• _Work to be completed_
Check every line of the data below for the word "float". Copy the ones that have it.

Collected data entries
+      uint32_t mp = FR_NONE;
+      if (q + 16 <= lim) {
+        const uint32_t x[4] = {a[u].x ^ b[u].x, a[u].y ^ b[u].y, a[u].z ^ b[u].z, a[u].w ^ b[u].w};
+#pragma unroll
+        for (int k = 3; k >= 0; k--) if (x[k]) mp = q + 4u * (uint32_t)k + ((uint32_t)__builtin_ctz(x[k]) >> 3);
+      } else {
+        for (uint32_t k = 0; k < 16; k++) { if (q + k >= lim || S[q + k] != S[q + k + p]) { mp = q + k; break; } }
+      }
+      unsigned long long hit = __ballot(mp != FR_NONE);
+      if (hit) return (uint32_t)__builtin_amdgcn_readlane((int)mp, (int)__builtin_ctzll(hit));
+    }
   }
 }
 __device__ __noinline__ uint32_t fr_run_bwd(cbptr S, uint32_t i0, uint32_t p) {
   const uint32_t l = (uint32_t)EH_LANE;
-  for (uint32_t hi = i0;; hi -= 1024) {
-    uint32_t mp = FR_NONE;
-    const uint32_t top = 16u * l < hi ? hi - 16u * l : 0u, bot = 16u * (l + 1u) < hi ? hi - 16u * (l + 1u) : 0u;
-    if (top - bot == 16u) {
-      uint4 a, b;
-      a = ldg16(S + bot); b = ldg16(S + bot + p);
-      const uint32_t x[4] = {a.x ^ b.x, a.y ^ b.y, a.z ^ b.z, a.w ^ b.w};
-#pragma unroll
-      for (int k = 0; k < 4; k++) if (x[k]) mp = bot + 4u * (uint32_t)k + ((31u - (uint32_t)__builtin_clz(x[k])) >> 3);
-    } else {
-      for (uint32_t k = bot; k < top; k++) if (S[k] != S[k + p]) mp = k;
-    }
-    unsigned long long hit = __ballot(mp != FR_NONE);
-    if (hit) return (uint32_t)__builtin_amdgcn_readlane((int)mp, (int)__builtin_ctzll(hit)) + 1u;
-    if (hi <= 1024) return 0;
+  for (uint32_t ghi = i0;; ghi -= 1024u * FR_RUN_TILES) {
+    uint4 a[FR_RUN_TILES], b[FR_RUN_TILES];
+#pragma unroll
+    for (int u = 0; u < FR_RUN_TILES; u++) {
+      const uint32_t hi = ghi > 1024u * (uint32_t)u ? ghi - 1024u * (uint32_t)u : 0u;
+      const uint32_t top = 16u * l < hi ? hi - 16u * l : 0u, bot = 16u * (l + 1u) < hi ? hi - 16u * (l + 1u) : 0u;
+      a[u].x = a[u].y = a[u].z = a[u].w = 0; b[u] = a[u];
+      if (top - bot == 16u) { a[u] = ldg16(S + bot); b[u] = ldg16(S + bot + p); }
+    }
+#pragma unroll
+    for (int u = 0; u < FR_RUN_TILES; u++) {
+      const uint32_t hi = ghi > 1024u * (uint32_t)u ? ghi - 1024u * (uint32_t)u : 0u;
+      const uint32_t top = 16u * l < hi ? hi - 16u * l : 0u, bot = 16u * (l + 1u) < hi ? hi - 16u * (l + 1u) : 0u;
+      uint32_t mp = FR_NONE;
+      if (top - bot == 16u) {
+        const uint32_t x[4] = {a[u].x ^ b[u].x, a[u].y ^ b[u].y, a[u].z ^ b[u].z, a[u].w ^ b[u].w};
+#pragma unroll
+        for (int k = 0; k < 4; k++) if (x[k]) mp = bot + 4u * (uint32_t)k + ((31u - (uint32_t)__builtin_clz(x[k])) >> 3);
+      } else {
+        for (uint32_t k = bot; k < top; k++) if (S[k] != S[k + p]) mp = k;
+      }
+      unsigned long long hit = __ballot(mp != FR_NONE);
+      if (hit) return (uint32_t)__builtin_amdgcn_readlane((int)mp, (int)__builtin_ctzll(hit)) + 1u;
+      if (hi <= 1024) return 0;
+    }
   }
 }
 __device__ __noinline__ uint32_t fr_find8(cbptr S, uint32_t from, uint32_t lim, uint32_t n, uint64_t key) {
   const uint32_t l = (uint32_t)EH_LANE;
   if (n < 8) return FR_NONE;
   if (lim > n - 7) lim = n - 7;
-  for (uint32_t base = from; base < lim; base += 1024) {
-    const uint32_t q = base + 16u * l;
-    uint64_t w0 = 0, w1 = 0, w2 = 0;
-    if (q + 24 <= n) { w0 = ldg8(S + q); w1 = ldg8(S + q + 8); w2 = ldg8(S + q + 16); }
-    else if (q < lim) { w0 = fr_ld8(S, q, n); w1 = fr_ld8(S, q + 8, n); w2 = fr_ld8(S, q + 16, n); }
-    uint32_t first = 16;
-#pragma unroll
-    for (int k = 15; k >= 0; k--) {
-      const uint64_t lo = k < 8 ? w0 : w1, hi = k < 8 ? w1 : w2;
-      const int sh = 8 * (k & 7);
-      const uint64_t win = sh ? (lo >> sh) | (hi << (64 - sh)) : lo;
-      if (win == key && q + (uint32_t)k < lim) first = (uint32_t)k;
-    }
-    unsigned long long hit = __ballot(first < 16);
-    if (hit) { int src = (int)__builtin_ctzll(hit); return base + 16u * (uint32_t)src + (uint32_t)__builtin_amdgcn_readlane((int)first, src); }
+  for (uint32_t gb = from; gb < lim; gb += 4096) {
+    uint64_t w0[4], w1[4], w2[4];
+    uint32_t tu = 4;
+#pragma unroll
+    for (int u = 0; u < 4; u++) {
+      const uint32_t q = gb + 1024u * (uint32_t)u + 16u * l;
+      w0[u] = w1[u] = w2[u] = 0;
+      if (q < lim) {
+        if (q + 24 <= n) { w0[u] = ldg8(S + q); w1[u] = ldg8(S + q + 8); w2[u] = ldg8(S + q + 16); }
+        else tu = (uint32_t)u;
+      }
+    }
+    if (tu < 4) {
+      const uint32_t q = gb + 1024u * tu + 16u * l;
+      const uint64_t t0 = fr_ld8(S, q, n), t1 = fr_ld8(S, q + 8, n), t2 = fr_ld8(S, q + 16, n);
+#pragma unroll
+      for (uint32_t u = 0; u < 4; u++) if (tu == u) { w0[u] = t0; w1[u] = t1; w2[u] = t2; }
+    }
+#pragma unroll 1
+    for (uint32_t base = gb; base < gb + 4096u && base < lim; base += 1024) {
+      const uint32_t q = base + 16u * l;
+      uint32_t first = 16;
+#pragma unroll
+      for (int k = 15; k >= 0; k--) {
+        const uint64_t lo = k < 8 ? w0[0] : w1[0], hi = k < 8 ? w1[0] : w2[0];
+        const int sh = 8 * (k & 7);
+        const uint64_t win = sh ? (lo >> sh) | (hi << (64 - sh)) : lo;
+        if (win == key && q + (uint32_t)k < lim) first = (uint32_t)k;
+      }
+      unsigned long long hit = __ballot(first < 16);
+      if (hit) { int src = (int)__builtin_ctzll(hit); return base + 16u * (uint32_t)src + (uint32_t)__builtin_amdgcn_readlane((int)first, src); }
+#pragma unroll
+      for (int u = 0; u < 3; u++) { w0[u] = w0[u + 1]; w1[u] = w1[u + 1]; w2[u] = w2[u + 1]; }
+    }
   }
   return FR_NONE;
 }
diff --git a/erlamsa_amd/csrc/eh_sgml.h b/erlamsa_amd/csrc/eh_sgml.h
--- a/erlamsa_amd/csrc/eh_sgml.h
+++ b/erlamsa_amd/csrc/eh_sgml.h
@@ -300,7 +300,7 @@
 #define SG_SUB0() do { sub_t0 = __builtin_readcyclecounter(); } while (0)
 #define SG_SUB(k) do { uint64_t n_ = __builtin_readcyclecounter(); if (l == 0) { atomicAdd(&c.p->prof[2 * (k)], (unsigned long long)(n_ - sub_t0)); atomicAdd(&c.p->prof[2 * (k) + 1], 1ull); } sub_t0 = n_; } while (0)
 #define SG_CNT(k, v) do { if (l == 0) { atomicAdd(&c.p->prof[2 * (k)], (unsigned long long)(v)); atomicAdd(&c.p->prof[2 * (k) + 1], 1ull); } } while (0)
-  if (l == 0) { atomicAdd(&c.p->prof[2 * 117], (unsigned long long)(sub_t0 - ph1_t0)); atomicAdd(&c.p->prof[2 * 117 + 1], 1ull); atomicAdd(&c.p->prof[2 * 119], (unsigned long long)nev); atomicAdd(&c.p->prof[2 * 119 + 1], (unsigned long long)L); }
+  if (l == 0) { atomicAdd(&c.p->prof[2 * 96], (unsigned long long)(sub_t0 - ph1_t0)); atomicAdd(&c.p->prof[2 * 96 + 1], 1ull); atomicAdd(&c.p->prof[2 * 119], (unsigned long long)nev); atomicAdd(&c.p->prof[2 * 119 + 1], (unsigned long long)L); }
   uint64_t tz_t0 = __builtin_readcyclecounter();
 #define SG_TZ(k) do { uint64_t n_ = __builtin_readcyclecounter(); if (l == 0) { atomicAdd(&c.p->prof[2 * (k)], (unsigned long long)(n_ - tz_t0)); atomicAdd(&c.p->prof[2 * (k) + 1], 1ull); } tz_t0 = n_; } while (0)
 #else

==

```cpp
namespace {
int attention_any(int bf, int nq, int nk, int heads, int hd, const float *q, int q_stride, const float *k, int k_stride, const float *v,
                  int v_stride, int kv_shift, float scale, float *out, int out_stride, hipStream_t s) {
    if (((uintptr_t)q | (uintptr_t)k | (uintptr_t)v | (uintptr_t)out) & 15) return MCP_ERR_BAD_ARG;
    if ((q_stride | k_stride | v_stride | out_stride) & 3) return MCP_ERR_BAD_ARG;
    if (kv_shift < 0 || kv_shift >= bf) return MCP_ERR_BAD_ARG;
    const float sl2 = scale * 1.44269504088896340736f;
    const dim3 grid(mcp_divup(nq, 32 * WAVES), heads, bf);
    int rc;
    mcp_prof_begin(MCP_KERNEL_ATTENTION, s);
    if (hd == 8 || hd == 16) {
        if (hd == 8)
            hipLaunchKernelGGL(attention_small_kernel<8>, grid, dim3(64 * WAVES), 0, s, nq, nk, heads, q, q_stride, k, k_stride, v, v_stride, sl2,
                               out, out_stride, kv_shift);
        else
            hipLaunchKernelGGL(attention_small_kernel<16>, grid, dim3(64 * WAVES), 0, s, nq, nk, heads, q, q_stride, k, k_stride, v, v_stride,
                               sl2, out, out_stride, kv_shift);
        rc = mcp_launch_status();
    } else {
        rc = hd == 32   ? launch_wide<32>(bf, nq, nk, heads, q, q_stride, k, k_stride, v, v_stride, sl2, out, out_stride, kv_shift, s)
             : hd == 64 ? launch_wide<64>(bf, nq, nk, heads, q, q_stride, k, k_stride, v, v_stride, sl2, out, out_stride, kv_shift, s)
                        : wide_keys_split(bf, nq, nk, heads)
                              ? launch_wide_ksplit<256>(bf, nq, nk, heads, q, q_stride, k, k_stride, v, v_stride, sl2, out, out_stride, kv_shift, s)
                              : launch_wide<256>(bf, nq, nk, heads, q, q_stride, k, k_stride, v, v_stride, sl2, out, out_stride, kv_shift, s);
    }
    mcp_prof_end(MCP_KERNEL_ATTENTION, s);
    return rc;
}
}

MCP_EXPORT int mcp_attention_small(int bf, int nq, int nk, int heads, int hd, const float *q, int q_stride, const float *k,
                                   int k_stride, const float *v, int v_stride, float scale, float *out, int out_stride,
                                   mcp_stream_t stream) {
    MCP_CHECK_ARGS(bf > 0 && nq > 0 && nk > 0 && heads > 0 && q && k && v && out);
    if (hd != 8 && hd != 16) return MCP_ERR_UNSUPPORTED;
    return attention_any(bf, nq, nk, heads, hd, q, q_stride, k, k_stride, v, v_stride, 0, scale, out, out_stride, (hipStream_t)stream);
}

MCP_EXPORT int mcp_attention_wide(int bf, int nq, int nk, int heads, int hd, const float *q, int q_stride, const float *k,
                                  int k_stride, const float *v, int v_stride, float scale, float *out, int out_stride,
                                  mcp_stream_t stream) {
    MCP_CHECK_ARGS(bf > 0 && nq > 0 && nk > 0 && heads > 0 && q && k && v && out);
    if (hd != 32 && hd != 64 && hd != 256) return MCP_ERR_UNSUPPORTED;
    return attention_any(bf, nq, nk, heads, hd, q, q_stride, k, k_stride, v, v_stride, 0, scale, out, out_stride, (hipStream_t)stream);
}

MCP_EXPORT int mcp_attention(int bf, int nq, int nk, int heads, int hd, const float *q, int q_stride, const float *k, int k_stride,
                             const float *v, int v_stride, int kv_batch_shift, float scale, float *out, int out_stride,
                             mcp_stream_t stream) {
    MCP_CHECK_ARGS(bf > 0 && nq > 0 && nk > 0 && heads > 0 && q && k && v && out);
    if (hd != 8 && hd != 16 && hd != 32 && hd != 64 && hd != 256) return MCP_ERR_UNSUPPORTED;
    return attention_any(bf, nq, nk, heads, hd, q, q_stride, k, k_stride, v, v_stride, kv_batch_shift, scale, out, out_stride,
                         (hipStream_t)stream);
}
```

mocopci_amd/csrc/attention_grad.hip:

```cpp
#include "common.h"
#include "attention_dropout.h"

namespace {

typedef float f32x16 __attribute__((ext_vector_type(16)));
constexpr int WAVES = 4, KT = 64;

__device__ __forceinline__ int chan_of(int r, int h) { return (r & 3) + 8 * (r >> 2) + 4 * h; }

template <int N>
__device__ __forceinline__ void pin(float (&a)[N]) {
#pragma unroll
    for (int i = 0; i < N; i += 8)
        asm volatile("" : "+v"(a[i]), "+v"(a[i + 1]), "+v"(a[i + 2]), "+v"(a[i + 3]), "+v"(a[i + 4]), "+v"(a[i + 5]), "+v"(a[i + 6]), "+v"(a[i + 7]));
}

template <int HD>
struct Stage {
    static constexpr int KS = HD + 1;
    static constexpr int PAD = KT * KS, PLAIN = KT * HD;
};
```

• _Answer section_
int attention_any(int bf, int nq, int nk, int heads, int hd, const float *q, int q_stride, const float *k, int k_stride, const float *v,
                  int v_stride, int kv_shift, float scale, float *out, int out_stride, hipStream_t s) {
    const float sl2 = scale * 1.44269504088896340736f;
MCP_EXPORT int mcp_attention_small(int bf, int nq, int nk, int heads, int hd, const float *q, int q_stride, const float *k,
                                   int k_stride, const float *v, int v_stride, float scale, float *out, int out_stride,
MCP_EXPORT int mcp_attention_wide(int bf, int nq, int nk, int heads, int hd, const float *q, int q_stride, const float *k,
                                  int k_stride, const float *v, int v_stride, float scale, float *out, int out_stride,
MCP_EXPORT int mcp_attention(int bf, int nq, int nk, int heads, int hd, const float *q, int q_stride, const float *k, int k_stride,
                             const float *v, int v_stride, int kv_batch_shift, float scale, float *out, int out_stride,
typedef float f32x16 __attribute__((ext_vector_type(16)));
__device__ __forceinline__ void pin(float (&a)[N]) {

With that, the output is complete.